*What you have to do*
In the entries below, find each line where the word "template" appears and give only the total count of such lines.

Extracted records
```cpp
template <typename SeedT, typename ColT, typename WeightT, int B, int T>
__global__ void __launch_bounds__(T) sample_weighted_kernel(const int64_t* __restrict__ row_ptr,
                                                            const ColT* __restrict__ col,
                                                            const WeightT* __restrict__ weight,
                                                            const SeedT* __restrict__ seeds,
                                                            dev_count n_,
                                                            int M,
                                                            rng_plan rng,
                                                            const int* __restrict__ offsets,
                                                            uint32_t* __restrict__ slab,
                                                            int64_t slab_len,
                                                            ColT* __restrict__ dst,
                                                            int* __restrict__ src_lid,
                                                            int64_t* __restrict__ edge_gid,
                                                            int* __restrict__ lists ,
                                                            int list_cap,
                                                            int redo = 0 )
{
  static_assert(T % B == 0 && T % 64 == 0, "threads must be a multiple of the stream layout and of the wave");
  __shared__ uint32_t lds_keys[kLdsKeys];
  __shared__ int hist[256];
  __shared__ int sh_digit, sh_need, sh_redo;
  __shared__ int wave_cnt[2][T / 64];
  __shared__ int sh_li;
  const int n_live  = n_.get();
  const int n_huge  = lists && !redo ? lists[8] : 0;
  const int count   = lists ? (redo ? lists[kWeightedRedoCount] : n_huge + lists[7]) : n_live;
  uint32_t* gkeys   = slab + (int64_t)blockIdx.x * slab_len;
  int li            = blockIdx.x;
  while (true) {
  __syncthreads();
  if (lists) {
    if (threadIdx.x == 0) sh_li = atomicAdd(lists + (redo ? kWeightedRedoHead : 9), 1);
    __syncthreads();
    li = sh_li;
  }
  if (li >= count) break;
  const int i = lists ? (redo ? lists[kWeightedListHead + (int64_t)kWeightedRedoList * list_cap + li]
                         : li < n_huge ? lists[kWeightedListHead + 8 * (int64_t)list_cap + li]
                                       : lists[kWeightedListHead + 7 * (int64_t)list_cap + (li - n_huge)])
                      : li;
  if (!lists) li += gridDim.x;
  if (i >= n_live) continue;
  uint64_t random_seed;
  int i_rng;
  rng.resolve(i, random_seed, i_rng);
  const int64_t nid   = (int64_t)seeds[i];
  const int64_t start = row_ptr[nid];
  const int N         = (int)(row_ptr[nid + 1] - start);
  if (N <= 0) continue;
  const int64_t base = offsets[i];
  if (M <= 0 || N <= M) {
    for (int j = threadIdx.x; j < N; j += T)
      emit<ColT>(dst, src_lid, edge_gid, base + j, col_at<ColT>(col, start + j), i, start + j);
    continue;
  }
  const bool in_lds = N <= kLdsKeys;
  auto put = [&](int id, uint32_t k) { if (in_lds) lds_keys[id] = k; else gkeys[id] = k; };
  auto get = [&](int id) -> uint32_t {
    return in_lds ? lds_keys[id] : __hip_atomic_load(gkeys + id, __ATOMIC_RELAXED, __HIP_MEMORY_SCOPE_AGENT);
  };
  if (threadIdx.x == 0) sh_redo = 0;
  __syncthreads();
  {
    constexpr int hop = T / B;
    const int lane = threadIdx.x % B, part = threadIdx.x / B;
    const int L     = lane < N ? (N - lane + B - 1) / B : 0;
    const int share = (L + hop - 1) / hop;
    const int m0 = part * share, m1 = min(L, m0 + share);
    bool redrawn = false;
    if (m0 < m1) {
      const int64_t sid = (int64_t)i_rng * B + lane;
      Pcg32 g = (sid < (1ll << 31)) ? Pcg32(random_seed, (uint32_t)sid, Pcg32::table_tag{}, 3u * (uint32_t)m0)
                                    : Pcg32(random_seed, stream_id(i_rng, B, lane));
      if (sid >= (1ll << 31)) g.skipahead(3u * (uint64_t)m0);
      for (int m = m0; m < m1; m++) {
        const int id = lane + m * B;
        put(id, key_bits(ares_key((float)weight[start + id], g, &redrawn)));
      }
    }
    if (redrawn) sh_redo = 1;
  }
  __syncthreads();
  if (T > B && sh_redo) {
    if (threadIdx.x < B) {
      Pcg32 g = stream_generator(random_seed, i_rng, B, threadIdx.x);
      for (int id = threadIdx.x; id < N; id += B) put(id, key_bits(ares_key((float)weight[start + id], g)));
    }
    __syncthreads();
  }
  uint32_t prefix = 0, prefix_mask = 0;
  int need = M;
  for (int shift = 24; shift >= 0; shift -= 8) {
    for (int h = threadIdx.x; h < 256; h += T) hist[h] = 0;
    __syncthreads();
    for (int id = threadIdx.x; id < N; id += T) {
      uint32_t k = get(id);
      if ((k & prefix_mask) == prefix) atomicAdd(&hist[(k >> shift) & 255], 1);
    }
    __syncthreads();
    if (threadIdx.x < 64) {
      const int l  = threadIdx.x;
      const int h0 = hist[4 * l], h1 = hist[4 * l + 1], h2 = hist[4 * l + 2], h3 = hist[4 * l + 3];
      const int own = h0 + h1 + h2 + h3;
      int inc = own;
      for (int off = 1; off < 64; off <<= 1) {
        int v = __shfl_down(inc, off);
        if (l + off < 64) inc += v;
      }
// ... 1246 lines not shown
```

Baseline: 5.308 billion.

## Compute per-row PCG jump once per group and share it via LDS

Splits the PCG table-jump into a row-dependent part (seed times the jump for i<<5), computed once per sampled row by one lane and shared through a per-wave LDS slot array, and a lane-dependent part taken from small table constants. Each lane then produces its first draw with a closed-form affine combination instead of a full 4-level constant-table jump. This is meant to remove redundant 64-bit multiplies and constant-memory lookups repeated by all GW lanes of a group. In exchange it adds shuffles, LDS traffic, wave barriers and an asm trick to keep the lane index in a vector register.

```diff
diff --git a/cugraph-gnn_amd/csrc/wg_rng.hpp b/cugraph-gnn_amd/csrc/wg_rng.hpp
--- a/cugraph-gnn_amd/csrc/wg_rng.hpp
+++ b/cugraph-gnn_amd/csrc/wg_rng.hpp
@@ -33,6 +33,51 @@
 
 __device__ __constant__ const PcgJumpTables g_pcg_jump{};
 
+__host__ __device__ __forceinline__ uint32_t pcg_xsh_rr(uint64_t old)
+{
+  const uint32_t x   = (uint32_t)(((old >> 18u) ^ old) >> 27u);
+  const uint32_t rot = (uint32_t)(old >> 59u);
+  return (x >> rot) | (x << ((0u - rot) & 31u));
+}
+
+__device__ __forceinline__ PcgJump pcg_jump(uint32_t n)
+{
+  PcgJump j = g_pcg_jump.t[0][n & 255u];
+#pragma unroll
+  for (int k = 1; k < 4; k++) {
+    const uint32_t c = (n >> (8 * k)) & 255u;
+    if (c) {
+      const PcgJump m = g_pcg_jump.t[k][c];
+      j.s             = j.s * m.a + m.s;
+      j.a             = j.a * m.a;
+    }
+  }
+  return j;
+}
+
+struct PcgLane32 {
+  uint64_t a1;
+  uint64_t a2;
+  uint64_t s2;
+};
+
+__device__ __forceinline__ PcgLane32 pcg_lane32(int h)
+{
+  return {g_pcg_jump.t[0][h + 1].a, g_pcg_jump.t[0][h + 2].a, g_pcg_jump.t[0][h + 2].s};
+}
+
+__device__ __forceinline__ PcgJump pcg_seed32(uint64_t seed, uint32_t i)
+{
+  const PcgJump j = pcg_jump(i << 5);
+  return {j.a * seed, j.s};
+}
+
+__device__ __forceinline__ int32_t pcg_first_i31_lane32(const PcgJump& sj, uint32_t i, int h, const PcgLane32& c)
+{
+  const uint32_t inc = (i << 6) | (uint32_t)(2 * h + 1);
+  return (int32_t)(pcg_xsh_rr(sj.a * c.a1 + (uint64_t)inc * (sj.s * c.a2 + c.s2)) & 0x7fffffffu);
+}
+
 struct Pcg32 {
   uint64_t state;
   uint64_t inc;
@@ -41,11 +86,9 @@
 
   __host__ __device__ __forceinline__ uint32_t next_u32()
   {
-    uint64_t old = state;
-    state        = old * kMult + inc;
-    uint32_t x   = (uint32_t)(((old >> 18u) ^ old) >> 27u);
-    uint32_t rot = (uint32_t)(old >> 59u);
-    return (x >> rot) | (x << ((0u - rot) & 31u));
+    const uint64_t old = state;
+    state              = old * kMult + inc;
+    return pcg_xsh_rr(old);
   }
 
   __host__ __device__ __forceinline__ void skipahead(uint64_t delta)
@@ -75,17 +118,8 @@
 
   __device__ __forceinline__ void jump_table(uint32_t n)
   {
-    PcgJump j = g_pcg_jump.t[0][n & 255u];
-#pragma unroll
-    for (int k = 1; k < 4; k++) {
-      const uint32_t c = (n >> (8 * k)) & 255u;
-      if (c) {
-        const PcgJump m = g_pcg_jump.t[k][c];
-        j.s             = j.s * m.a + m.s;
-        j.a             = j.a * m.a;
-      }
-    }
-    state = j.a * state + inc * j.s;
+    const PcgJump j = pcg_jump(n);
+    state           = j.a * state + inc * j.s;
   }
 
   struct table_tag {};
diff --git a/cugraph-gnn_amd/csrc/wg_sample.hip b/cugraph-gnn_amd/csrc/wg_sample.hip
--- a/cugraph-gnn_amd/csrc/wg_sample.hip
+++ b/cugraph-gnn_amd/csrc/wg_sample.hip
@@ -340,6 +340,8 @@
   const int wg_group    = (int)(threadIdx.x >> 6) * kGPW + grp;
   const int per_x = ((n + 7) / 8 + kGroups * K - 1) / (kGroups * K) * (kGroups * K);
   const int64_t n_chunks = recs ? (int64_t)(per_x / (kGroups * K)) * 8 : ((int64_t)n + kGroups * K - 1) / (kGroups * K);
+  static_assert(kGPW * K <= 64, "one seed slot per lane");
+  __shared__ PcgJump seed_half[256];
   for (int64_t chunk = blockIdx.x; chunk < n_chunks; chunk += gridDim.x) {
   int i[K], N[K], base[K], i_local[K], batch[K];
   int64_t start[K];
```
...
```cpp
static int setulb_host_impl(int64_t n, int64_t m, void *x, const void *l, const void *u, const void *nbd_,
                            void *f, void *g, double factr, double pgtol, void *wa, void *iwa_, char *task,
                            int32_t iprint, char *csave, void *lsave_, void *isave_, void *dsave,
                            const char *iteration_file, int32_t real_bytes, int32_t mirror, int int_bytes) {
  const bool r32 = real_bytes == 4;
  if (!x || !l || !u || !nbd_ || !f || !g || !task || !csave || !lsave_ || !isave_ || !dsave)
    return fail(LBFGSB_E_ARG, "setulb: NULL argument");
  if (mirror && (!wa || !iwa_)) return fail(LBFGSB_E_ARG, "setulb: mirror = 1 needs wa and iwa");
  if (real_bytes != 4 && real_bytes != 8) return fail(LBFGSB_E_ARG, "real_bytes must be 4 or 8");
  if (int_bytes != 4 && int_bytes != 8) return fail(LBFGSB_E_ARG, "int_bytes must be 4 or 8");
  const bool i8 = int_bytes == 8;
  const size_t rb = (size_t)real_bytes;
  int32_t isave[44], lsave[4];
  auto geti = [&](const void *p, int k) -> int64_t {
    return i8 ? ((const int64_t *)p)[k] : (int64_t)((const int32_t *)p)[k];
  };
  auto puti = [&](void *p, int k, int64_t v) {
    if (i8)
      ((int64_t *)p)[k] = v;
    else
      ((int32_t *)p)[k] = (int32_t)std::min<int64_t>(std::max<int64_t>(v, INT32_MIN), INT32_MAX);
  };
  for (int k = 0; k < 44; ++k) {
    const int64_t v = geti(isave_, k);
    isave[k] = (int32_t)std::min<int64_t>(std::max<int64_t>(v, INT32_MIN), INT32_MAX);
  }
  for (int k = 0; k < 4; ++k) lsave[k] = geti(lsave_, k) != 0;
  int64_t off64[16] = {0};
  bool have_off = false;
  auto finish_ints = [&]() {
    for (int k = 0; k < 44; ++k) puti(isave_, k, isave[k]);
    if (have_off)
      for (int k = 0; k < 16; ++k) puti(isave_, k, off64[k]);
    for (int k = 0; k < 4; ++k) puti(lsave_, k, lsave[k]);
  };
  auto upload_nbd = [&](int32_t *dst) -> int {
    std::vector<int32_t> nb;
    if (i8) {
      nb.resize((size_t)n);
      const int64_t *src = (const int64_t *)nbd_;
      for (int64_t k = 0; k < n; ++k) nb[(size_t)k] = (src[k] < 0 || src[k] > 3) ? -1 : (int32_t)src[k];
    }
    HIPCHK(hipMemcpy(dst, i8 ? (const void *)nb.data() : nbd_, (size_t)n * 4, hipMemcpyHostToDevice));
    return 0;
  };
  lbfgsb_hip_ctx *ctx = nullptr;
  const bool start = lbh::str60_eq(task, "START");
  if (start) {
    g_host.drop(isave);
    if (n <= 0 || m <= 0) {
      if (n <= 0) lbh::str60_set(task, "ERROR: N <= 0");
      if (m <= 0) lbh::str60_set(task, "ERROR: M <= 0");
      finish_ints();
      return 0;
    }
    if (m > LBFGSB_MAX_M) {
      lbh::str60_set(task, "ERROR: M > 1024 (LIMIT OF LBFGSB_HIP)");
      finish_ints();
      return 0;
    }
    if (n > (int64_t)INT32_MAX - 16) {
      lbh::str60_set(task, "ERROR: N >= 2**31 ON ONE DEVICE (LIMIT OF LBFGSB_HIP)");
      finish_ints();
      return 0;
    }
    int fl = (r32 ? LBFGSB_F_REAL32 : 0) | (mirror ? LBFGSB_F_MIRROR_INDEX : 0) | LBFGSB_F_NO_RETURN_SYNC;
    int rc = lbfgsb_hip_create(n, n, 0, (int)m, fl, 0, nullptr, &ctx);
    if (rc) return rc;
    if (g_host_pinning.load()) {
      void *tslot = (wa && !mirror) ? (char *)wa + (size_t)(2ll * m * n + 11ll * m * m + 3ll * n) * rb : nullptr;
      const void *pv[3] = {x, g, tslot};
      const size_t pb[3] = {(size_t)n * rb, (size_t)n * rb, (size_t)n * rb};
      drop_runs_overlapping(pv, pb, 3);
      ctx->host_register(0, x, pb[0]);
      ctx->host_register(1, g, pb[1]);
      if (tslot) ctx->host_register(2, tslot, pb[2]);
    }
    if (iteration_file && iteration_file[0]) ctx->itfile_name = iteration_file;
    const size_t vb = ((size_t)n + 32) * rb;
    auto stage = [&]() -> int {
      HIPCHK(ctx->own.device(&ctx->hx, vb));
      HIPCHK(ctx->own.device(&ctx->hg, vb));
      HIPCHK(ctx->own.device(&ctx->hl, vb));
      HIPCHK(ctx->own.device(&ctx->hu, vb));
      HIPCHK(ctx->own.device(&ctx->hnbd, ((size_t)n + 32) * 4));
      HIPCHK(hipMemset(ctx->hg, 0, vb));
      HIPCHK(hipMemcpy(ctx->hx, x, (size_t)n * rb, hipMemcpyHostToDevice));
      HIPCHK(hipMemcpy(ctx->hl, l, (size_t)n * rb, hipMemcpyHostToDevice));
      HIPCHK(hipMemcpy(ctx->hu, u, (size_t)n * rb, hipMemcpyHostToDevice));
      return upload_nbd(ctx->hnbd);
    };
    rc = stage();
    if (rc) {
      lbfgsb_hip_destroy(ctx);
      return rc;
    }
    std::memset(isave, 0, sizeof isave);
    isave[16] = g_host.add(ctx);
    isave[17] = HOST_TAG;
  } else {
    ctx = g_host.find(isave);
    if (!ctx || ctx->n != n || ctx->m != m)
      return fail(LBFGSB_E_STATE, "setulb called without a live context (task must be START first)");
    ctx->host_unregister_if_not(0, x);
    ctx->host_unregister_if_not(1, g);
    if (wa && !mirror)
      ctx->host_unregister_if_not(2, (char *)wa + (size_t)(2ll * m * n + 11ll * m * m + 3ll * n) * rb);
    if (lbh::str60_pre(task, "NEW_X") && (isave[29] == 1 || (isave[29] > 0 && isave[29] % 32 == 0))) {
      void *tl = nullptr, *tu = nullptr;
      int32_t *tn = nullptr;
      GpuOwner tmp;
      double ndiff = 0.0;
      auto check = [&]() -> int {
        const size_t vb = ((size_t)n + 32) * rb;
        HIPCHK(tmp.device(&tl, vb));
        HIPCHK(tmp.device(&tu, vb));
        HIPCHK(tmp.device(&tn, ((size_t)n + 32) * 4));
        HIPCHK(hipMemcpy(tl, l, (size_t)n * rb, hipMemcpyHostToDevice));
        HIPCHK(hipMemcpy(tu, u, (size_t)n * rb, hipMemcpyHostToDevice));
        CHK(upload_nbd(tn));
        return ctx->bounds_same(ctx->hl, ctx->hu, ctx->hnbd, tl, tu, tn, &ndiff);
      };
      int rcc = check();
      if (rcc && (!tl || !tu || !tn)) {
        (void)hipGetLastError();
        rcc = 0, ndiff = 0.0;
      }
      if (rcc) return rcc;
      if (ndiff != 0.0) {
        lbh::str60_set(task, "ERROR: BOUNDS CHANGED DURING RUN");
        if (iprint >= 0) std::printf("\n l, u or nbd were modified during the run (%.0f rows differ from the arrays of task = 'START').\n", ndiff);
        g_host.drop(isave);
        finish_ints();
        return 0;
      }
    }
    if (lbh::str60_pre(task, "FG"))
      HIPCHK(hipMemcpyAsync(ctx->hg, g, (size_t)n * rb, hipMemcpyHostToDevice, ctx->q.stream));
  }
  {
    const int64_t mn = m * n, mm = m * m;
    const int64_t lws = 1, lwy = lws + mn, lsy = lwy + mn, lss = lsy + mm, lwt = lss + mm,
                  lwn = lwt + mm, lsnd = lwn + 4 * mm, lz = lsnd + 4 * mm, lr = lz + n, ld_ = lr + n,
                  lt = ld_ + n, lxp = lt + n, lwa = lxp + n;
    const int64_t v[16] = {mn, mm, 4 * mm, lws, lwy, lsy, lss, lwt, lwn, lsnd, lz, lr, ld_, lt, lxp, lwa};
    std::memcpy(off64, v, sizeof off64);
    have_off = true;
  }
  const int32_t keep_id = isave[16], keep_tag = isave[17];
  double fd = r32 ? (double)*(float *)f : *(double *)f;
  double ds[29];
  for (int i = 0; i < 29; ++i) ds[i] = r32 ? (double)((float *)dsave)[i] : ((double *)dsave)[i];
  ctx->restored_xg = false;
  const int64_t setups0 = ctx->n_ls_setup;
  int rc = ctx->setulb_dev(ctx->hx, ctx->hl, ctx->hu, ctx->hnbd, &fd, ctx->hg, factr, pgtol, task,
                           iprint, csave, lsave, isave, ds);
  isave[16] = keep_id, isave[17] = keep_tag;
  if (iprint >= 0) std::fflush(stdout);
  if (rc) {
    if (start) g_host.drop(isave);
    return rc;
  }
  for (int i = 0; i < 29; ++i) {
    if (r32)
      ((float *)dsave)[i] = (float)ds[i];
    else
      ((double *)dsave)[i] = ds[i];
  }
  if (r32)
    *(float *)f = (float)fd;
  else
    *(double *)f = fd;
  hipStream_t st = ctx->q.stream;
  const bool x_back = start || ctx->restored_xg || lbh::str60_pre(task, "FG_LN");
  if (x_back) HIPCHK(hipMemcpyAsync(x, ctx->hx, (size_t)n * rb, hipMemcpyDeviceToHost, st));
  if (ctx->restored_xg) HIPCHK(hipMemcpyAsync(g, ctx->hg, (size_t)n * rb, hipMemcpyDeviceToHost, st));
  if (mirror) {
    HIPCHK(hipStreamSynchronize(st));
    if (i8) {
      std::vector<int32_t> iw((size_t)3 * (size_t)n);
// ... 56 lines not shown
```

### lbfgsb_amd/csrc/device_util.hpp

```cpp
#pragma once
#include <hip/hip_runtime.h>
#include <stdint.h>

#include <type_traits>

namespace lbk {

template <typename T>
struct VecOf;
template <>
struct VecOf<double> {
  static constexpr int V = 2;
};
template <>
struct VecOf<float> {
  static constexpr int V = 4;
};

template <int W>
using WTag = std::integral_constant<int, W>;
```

*Written response*
5